Wilkins JR III; Sinks T
Am J Epidemiol 1990 Aug; 132(2):275-292
A case control study of parental occupation and childhood brain tumor risk was conducted. The cohort consisted of 110 cases of primary brain cancer occurring in patients under 20 years of age between 1 January 1975 and 31 December 1982. The cases were identified from the Columbus, Ohio, Children's Hospital Tumor Registry. The referents consisted of 193 cancer free persons living in surrounding counties who were matched to the cohort by age, sex, and race. The biological parents of the subjects were interviewed to obtain information on parental occupation and industry during the preconception, pregnancy, and postnatal periods. The preconception period was defined as the year preceding conception and the postnatal period as the period from birth to time of diagnosis. Attempts were made to assess occupational exposures to organonitrogen compounds and other agents. Odds ratios (ORs) for brain cancer risk were computed. Paternal employment in agriculture, construction, metal, food, and tobacco industries and in farming, benchwork, and transportation jobs were associated with an increased risk of childhood brain cancer, ORs 2.0 to 3.3. The greatest risk was associated with the preconception period. Few associations were obtained for maternal employment.

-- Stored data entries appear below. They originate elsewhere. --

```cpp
int rebvio_hip_push_frame_px_device(rebvio_hip_ctx* c, const void* frame_dev, int fmt, uint64_t ts_us, rebvio_hip_pair_out* out,
                                    int* keylines) {
// ... 80 lines not shown
                     nw, sum[8], sum[9], sum[10], sum[11], mx[11], with_open, sum[12], mx[12], sum[13], mx[13]);
        std::fprintf(stderr, "[rebvio_hip]   per wave, us mean / max:");
        for (int i = 0; i < 7; ++i) std::fprintf(stderr, "  %s %.2f / %.2f", seg[i], sum[i] * 0.01 / (double)nw, mx[i] * 0.01);
        std::fprintf(stderr, "  | slowest wave %.2f\n", slow * 0.01);
      }
    }
  } else if (c->lm_stamps && c->lm_stamp_n) {
    const int calls = (int)c->P.iterations + 1;
    std::fprintf(stderr, "[rebvio_hip] k_lm_chain workgroup 0, mean us per segment over %llu launches\n", (unsigned long long)c->lm_stamp_n);
    std::fprintf(stderr, "  prologue %.2f\n", c->lm_stamp_acc[1] / c->lm_stamp_n);
    for (int k = 0; k < calls; ++k) {
      const double* a = c->lm_stamp_acc + 1 + k * 6;
      const double n = (double)c->lm_stamp_n;
      std::fprintf(stderr, "  eval %d: collect %.2f  lm_step %.2f  evaluate %.2f  wave-reduce %.2f  carry+publish %.2f  (loop edge %.2f)\n", k,
                   a[1] / n, a[2] / n, a[3] / n, a[4] / n, a[5] / n, k + 1 < calls ? a[6] / n : 0.0);
    }
    std::fprintf(stderr, "  final collect+lm_step %.2f  forwardMatch+extRotVel %.2f\n", c->lm_stamp_acc[1 + calls * 6] / c->lm_stamp_n,
                 c->lm_stamp_acc[2 + calls * 6] / c->lm_stamp_n);
  }
  if (std::getenv("REBVIO_HIP_DEBUG") && c->t_frames) {
    const double n = (double)c->t_frames;
    std::fprintf(stderr,
                 "[rebvio_hip] host time per frame (us): detect hand-over %.1f  pair enqueue %.1f  waiting for result slots %.1f | long "
                 "directedMatch searches per pair %.0f\n",
                 c->t_detect_enq / n, c->t_enq / n, c->q.t_wait / n, c->t_queued / n);
    if (c->t_det_n)
      std::fprintf(stderr, "[rebvio_hip] detect: %.1f us of launches per frame over %llu frames\n", c->t_det_launch / (double)c->t_det_n,
                   (unsigned long long)c->t_det_n);
    c->t_detect_enq = c->t_enq = c->q.t_wait = c->t_queued = 0;
    c->t_frames = 0;
    c->t_det_launch = 0;
    c->t_det_n = 0;
  }
  int rc = 0;
  while (rc == 0 && c->frames.size() >= 2)
    rc = stream_enqueue_group(c, std::min(c->group, (int)c->frames.size() - 1));
  if (rc == 0) rc = drain(c->q, stream_lanes(c));
  for (auto* m : c->frames)
    if (m->in_use) release_map(m, nullptr);
  c->frames.clear();
  HIPCHK(hipMemsetAsync(c->hist, 0, 128 * sizeof(int), c->s_trk));
  HIPCHK(hipStreamSynchronize(c->s_det));
  HIPCHK(hipStreamSynchronize(c->s_key));
  { const int rc_ts = trk_sync(c); if (rc_ts) return rc_ts; }
  return rc;
}

int rebvio_hip_test_glue(rebvio_hip_ctx* c, const float vel[3], const float JtJ6[6], float F, float sigma_rho_min, int accept_mask,
                         const float* xrv, int n_new, float frame_dt, const float Bg[3], const float W_Bg[9], const float R_prior[9],
                         rebvio_hip_pair_out* out_dev, float* state_dev, float* second_dev, rebvio_hip_pair_out* out_host, float* state_host,
                         float* second_host) {
  HIPCHK(hipSetDevice(c->device));
  if (n_new < 0 || n_new > c->P.keylines_max) return fail_msg("test_glue: n_new out of range", -3);
  static_assert(sizeof(GlueState) == 22 * sizeof(float) && sizeof(GlueDev) == 44 * sizeof(float), "record layouts of the test hook");
  LmState lm;
  std::memset(&lm, 0, sizeof(lm));
  for (int i = 0; i < 3; ++i) lm.vel[i] = vel[i];
  for (int i = 0; i < 6; ++i) lm.JtJ[i] = JtJ6[i];
  lm.F = F;
  lm.sigma_rho_min = sigma_rho_min;
  lm.accept_mask = accept_mask;
  GlueState st;
  for (int i = 0; i < 3; ++i) st.Bg[i] = Bg[i];
  std::memcpy(st.W_Bg, W_Bg, sizeof(st.W_Bg));
  std::memcpy(st.R, R_prior, sizeof(st.R));
  st.pad = 0.f;
  const int nb = div_up(n_new, 256);
// ... 594 lines not shown
int rebvio_hip_batch_push_px_device(rebvio_hip_batch* b, const void* const* frames_dev, int fmt, uint64_t ts_us, rebvio_hip_pair_out* out,
                                    int* keylines) {
  if (!frames_dev) return fail_msg("batch_push_px_device: null frame array", -3);
  for (int l = 0; l < b->B; ++l) {
    const int rc = check_px(b->lane[l], "batch_push_px_device", frames_dev[l], fmt, false, 0);
    if (rc) return rc;
  }
  return batch_push(b, frames_dev, fmt, ts_us, out, keylines);
}

int rebvio_hip_batch_push_px_masked_device(rebvio_hip_batch* b, const void* const* frames_dev, int fmt, const uint8_t* const* masks_dev,
                                           uint64_t ts_us, rebvio_hip_pair_out* out, int* keylines) {
  if (!frames_dev) return fail_msg("batch_push_px_masked_device: null frame array", -3);
  if (!masks_dev) return fail_msg("batch_push_px_masked_device: null mask array", -3);
  for (int l = 0; l < b->B; ++l) {
    const int rc = check_px(b->lane[l], "batch_push_px_masked_device", frames_dev[l], fmt, false, 0);
    if (rc) return rc;
  }
  return batch_push(b, frames_dev, fmt, ts_us, out, keylines, masks_dev);
}

int rebvio_hip_set_detection_mask(rebvio_hip_ctx* c, const uint8_t* mask, size_t pitch_bytes) {
  const size_t rows = (size_t)c->P.rows, cols = (size_t)c->P.cols;
  if (!mask) {
    c->dmask = nullptr;
    return 0;
  }
  if (pitch_bytes != 0 && pitch_bytes < cols) {
    char buf[128];
    std::snprintf(buf, sizeof(buf), "set_detection_mask: pitch_bytes %zu below cols %zu", pitch_bytes, cols);
    return fail_msg(buf, -3);
  }
  HIPCHK(hipSetDevice(c->device));
  if (rebvio_hip_batch* b = c->batch)
    while (b->det_done_steps.load(std::memory_order_acquire) < b->step) std::this_thread::yield();
  HIPCHK(hipStreamSynchronize(c->s_key));
  if (!c->dmask_buf) HIPCHK(hipMalloc(&c->dmask_buf, rows * cols));
  HIPCHK(hipMemcpy2D(c->dmask_buf, cols, mask, pitch_bytes ? pitch_bytes : cols, cols, rows, hipMemcpyHostToDevice));
  c->dmask = c->dmask_buf;
  return 0;
}

int rebvio_hip_batch_next_records(rebvio_hip_batch* b, rebvio_hip_pair_out* out, int* keylines) { return pop_records(b->q, b->B, out, keylines); }

int rebvio_hip_batch_flush(rebvio_hip_batch* b) {
  HIPCHK(hipSetDevice(b->device));
  while (b->det_done_steps.load(std::memory_order_acquire) < b->step) std::this_thread::yield();
  if (b->dbg && b->step)
    std::fprintf(stderr, "[rebvio_hip] batch of %d lanes, host time per step (us): detect worker's launches %.1f  track enqueue %.1f  waiting "
                 "for result slots %.1f\n", b->B, (double)b->t_det_ns.load() / 1e3 / (double)b->step, b->t_trk_enq / (double)b->step,
                 b->q.t_wait / (double)b->step);
  if (b->dbg)
    std::fprintf(stderr, "[rebvio_hip] batch: pool of lane 0 holds %d maps (min_pool %d), %d steps in flight, %d detected steps queued\n",
                 (int)b->lane[0]->pool.size(), b->lane[0]->min_pool, b->q.count, (int)b->frames.size());
  int rc = 0;
  while (rc == 0 && b->frames.size() >= 2)
    rc = batch_enqueue_group(b, std::min(b->group, (int)b->frames.size() - 1));
  if (rc == 0) rc = drain(b->q, batch_lanes(b));
  for (auto& f : b->frames)
    for (size_t l = 0; l < f.m.size(); ++l) release_map(f.m[l], nullptr, l + 1 == f.m.size());
  b->frames.clear();
  for (auto* c : b->lane)
    HIPCHK(hipMemsetAsync(c->hist, 0, 128 * sizeof(int), b->st.s_trk));
  HIPCHK(hipStreamSynchronize(b->st.s_det));
  HIPCHK(hipStreamSynchronize(b->st.s_key));
  HIPCHK(hipStreamSynchronize(b->st.s_trk));
// ... 5 lines not shown
```

rebvio_amd/csrc/common.hpp:

```cpp
#pragma once

#include <hip/hip_runtime.h>
#include <cstdlib>
#include <string>
#include <stdint.h>

#include "rebvio_hip.h"

namespace rh {

constexpr int kWave = 64;
constexpr int kBlock = 256;
constexpr int kNumBins = 100;
constexpr int kMaxImageValue = 765;
constexpr unsigned kDfEmpty = 0xFFFFFFFFu;
constexpr int kDfSeqBits = 23;
constexpr unsigned kDfSeqMask = (1u << kDfSeqBits) - 1u;
constexpr int kPartStride = 16;
constexpr int kXrvStride = 32;
constexpr int kMaxLmCalls = 8;
__host__ __device__ constexpr size_t lm_xch_xrv_offset(size_t groups, size_t workgroups) {
  return ((size_t)kMaxLmCalls * groups + 1) * 16 + (2 * (size_t)kMaxLmCalls + 1) * workgroups;
}
constexpr size_t lm_xch_words(size_t groups) { return lm_xch_xrv_offset(groups, groups) + groups * (size_t)kXrvStride; }
// ... 84 lines not shown

__host__ __device__ inline int cvtt_f32(float v) {
  if (!(v >= -2147483648.0f && v < 2147483648.0f)) return (int)0x80000000;
  return (int)v;
}
__host__ __device__ inline int cvtt_f64(double v) {
  if (!(v > -2147483649.0 && v < 2147483648.0)) return (int)0x80000000;
  return (int)v;
}

struct ScaleBufs {
  float* a[2];
  float* b[2];
  float* dog;
  float* mag;
  float* scale0;
  float* scale1;
};

struct DetectBufs {
  float4* stash;
  unsigned long long* bits;
  int* rowcount;
};

void upload_tables(const float* recip128, const float* pinv75);

void launch_front_end_u8(hipStream_t s, const KParams& p, const uint8_t* src, const int2* map, float* dst);
void launch_front_end_px(hipStream_t s, const KParams& p, const uint8_t* src, int fmt, const int2* map, float* dst);
void launch_copy_from_pinned(hipStream_t s, const void* src_pinned, void* dst_dev, size_t bytes);
void launch_scale_space(hipStream_t s, const KParams& p, const void* img, int img_is_u8, const ScaleBufs& sb,
                        const int widths[2][3], int* rowcount_to_zero, int part = 3,
                        int fmt = 0 );
void launch_smooth_n(hipStream_t s, const KParams& p, const float* img, const ScaleBufs& sb, const int* widths, int n, int* rowcount_to_zero);
void launch_keylines(hipStream_t s, const KParams& p, const ScaleBufs& sb, const DetectBufs& db, const MapDev& m,
                     const DetState* det_in, DetState* det_out, const MapState* prev_st, const int widths[2][3],
                     const uint8_t* mask_static = nullptr, const uint8_t* mask_frame = nullptr );
struct DfGrid {
  int T, ntx, nty;
};
inline DfGrid df_grid(int rows, int cols) {
  DfGrid g;
  g.T = kDfTile;
  while (((cols + g.T - 1) / g.T) * ((rows + g.T - 1) / g.T) > kDfMaxTiles) g.T *= 2;
  g.ntx = (cols + g.T - 1) / g.T;
  g.nty = (rows + g.T - 1) / g.T;
  return g;
}
void launch_df_build(hipStream_t s, const KParams& p, const MapDev& m, const DetState* det_prev, bool mask_is_current);
void launch_df_decode(hipStream_t s, const KParams& p, const MapDev& m, int* id_out, int* dist_out);

void launch_rotate(hipStream_t s, const KParams& p, const MapDev& m, const float R[9], int* hist_or_null,
                   int zero_dm_counters);
void launch_quantile(hipStream_t s, const KParams& p, const MapDev& m, int* hist, float pct, int bins, float* out_dev);
void launch_try_vel(hipStream_t s, const KParams& p, const MapDev& oldm, const MapDev& newm, int mode_lm, int call,
                    int last, LmState* st_in, LmState* st_out, const float* part_prev, float* part_out, const int* hist,
                    int frame_count);
struct PairSlot {
  LmState lm;
  MapState new_st;
  MapState old_st;
  unsigned seq;
  unsigned sum;
  unsigned pad_[2];
  float xrv[1];
};
// ... 223 lines not shown
```

rebvio_amd/csrc/detect.hip:

```cpp
#include <algorithm>
#include <cstdio>
#include <cstdlib>

#include <cstring>

#include "common.hpp"
#include "pixel_format.hpp"

namespace rh {

__constant__ float c_recip[128];
__constant__ float c_pinv[75];

void upload_tables(const float* recip128, const float* pinv75) {
  (void)hipMemcpyToSymbol(HIP_SYMBOL(c_recip), recip128, sizeof(float) * 128);
  (void)hipMemcpyToSymbol(HIP_SYMBOL(c_pinv), pinv75, sizeof(float) * 75);
}

__device__ __forceinline__ float box_avg(const float* __restrict__ II, int r, int c, int d, int R, int C, int ld) {
  const int d2 = d >> 1;
  const bool top = r < d2 + 1, bot = r >= R - d2;
  const bool left = c < d2 + 1, right = c >= C - d2;
  const int r1 = (bot && !top) ? R - 1 : r + d2;
  const int c1 = (right && !left) ? C - 1 : c + d2;
// ... 322 lines not shown
#pragma unroll
    for (int k = 0; k < kBatch; ++k) {
      const int c4 = base + k * kCPP + cb;
      if (c4 < C4 && rvalid)
        reinterpret_cast<float4*>(dst)[(size_t)(r0 + lr) * C4 + c4] = *reinterpret_cast<float4*>(&tile[lr * ldw + c4 * 4]);
    }
  }
}

template <int MODE>
__global__ __launch_bounds__(256) void k_rowscan(const void* __restrict__ src0, const void* __restrict__ src1, float* __restrict__ dst0,
                                                 float* __restrict__ dst1, int R, int Cimg, int d0, int d1, int ldw) {
  rowscan_body<MODE>(src0, src1, dst0, dst1, R, Cimg, d0, d1, ldw);
}
template <int MODE>
__global__ __launch_bounds__(256) void k_rowscan_b(const LaneStatic* __restrict__ ls, LaneDynB dyn, int lane0, int stage, int R, int Cimg,
                                                   int d0, int d1, int ldw) {
  const int lane = lane0 + blockIdx.z;
  const LaneStatic& L = ls[lane];
  const bool first = stage == 0 || stage == 3;
  const void* s0 = stage == 0 ? dyn.v[lane].img
                              : (stage == 3 ? (const void*)gptr(L.undist_img[dyn.v[lane].parity]) : (stage == 1 ? (const void*)gptr(L.sa[0]) : (const void*)gptr(L.sb[0])));
  const void* s1 = first ? s0 : (stage == 1 ? (const void*)gptr(L.sa[0]) : (const void*)gptr(L.sb[1]));
  float* o0 = stage == 1 ? gptr(L.sb[0]) : gptr(L.sa[0]);
  float* o1 = first ? gptr(L.sa[0]) : (stage == 1 ? gptr(L.sb[1]) : gptr(L.sa[1]));
  if (stage == 4) {
    const int par = dyn.v[lane].parity;
    s0 = gptr(L.sb[0]);
    s1 = gptr(L.sb[1]);
    o0 = gptr(L.dog2[par]);
    o1 = gptr(L.mag2[par]);
  }
  rowscan_body<MODE>(s0, s1, o0, o1, R, Cimg, d0, d1, ldw);
}
template <int FMT>
__global__ __launch_bounds__(256) void k_rowscan_px(const void* __restrict__ src, float* __restrict__ dst, int R, int Cimg, int ldw) {
  rowscan_body<0, FMT>(src, src, dst, dst, R, Cimg, 0, 0, ldw);
}
template <int FMT>
__global__ __launch_bounds__(256) void k_rowscan_px_b(const LaneStatic* __restrict__ ls, LaneDynB dyn, int lane0, int R, int Cimg, int ldw) {
  const int lane = lane0 + blockIdx.z;
  float* o = gptr(ls[lane].sa[0]);
  rowscan_body<0, FMT>(dyn.v[lane].img, dyn.v[lane].img, o, o, R, Cimg, 0, 0, ldw);
}

constexpr int kColStrip = 16;

__device__ __forceinline__ void colscan_body(float* __restrict__ buf0, float* __restrict__ buf1, int R, int C , int ldh,
                                             int* __restrict__ zero = nullptr, int nzero = 0) {
  const uint2 vb = xcd_band_block();
  if (zero && vb.x == 0 && vb.y == 0)
    for (int i = threadIdx.x; i < nzero; i += 256) zero[i] = 0;
  extern __shared__ float4 smem4[];
  float* tile = reinterpret_cast<float*>(smem4);
  float* __restrict__ buf = vb.y ? buf1 : buf0;
  const int c0 = vb.x * kColStrip;
  const int ncols = min(kColStrip, C - c0);
  const int q = ncols >> 2;
  const int c4 = min((int)threadIdx.x & 3, q - 1);
  const bool cvalid = ((int)threadIdx.x & 3) < q;
  const int rb = (int)threadIdx.x >> 2;
  const float* gsrc = buf + c0 + c4 * 4;
  constexpr int kBatch = 4;
  constexpr int kRowsPerPass = 64;
  for (int base = 0; base < R; base += kRowsPerPass * kBatch) {
#define RH_CS_LD(k) *reinterpret_cast<const float4*>(gsrc + (size_t)min(base + (k) * kRowsPerPass + rb, R - 1) * C)
// ... 57 lines not shown
      }
    }
    for (; r < R4; r += 4) {
      float4 w = *reinterpret_cast<float4*>(colp + r);
      w.x = s + w.x;
      w.y = w.x + w.y;
      w.z = w.y + w.z;
      w.w = w.z + w.w;
      s = w.w;
      *reinterpret_cast<float4*>(colp + r) = w;
    }
    for (; r < R; ++r) {
      s = s + colp[r];
      colp[r] = s;
    }
  }
  __syncthreads();
  float* gdst = buf + c0 + c4 * 4;
  for (int base = 0; base < R; base += kRowsPerPass * kBatch) {
#pragma unroll
    for (int k = 0; k < kBatch; ++k) {
      const int r = base + k * kRowsPerPass + rb;
      if (r < R && cvalid) {
        const float* t = tile + (c4 * 4) * ldh + r;
        *reinterpret_cast<float4*>(gdst + (size_t)r * C) = make_float4(t[0], t[ldh], t[2 * ldh], t[3 * ldh]);
      }
    }
  }
}

__global__ __launch_bounds__(256) void k_colscan(float* __restrict__ buf0, float* __restrict__ buf1, int R, int C, int ldh, int* __restrict__ zero,
                                                 int nzero) {
  colscan_body(buf0, buf1, R, C, ldh, zero, nzero);
}
__global__ __launch_bounds__(256) void k_colscan_b(const LaneStatic* __restrict__ ls, int lane0, int which, int R, int C, int ldh, int zero_parity) {
  const LaneStatic& L = ls[lane0 + blockIdx.z];
  if (which == 3) {
    colscan_body(gptr(L.dog2[zero_parity]), gptr(L.mag2[zero_parity]), R, C, ldh, gptr(L.rowcount2[zero_parity]), R);
    return;
  }
  colscan_body(which == 1 ? gptr(L.sb[0]) : gptr(L.sa[0]), which == 0 ? gptr(L.sa[0]) : (which == 1 ? gptr(L.sb[1]) : gptr(L.sa[1])), R, C, ldh,
               zero_parity >= 0 ? gptr(L.rowcount2[zero_parity]) : nullptr, R);
}
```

Only one occupation, processing, had an elevated risk, OR 2.6. Job clusters having moderate to heavy exposures to aromatic and aliphatic hydrocarbons, aromatic amines, and nonionizing radiation were associated with an increased risk. Paternal exposures to aromatic amines and aromatic nitro compounds especially during the postnatal period were associated with an increased risk, ORs 3.4 to 4.4. The authors conclude that the study data indicate that paternal exposure just before conception appears to present the highest risk for childhood brain cancer. The data do not conclusively prove that paternal occupational exposures cause childhood central nervous system tumors but they are consistent with the hypothesis that paternal germ cell damage may manifest itself years later as cancer in the offspring.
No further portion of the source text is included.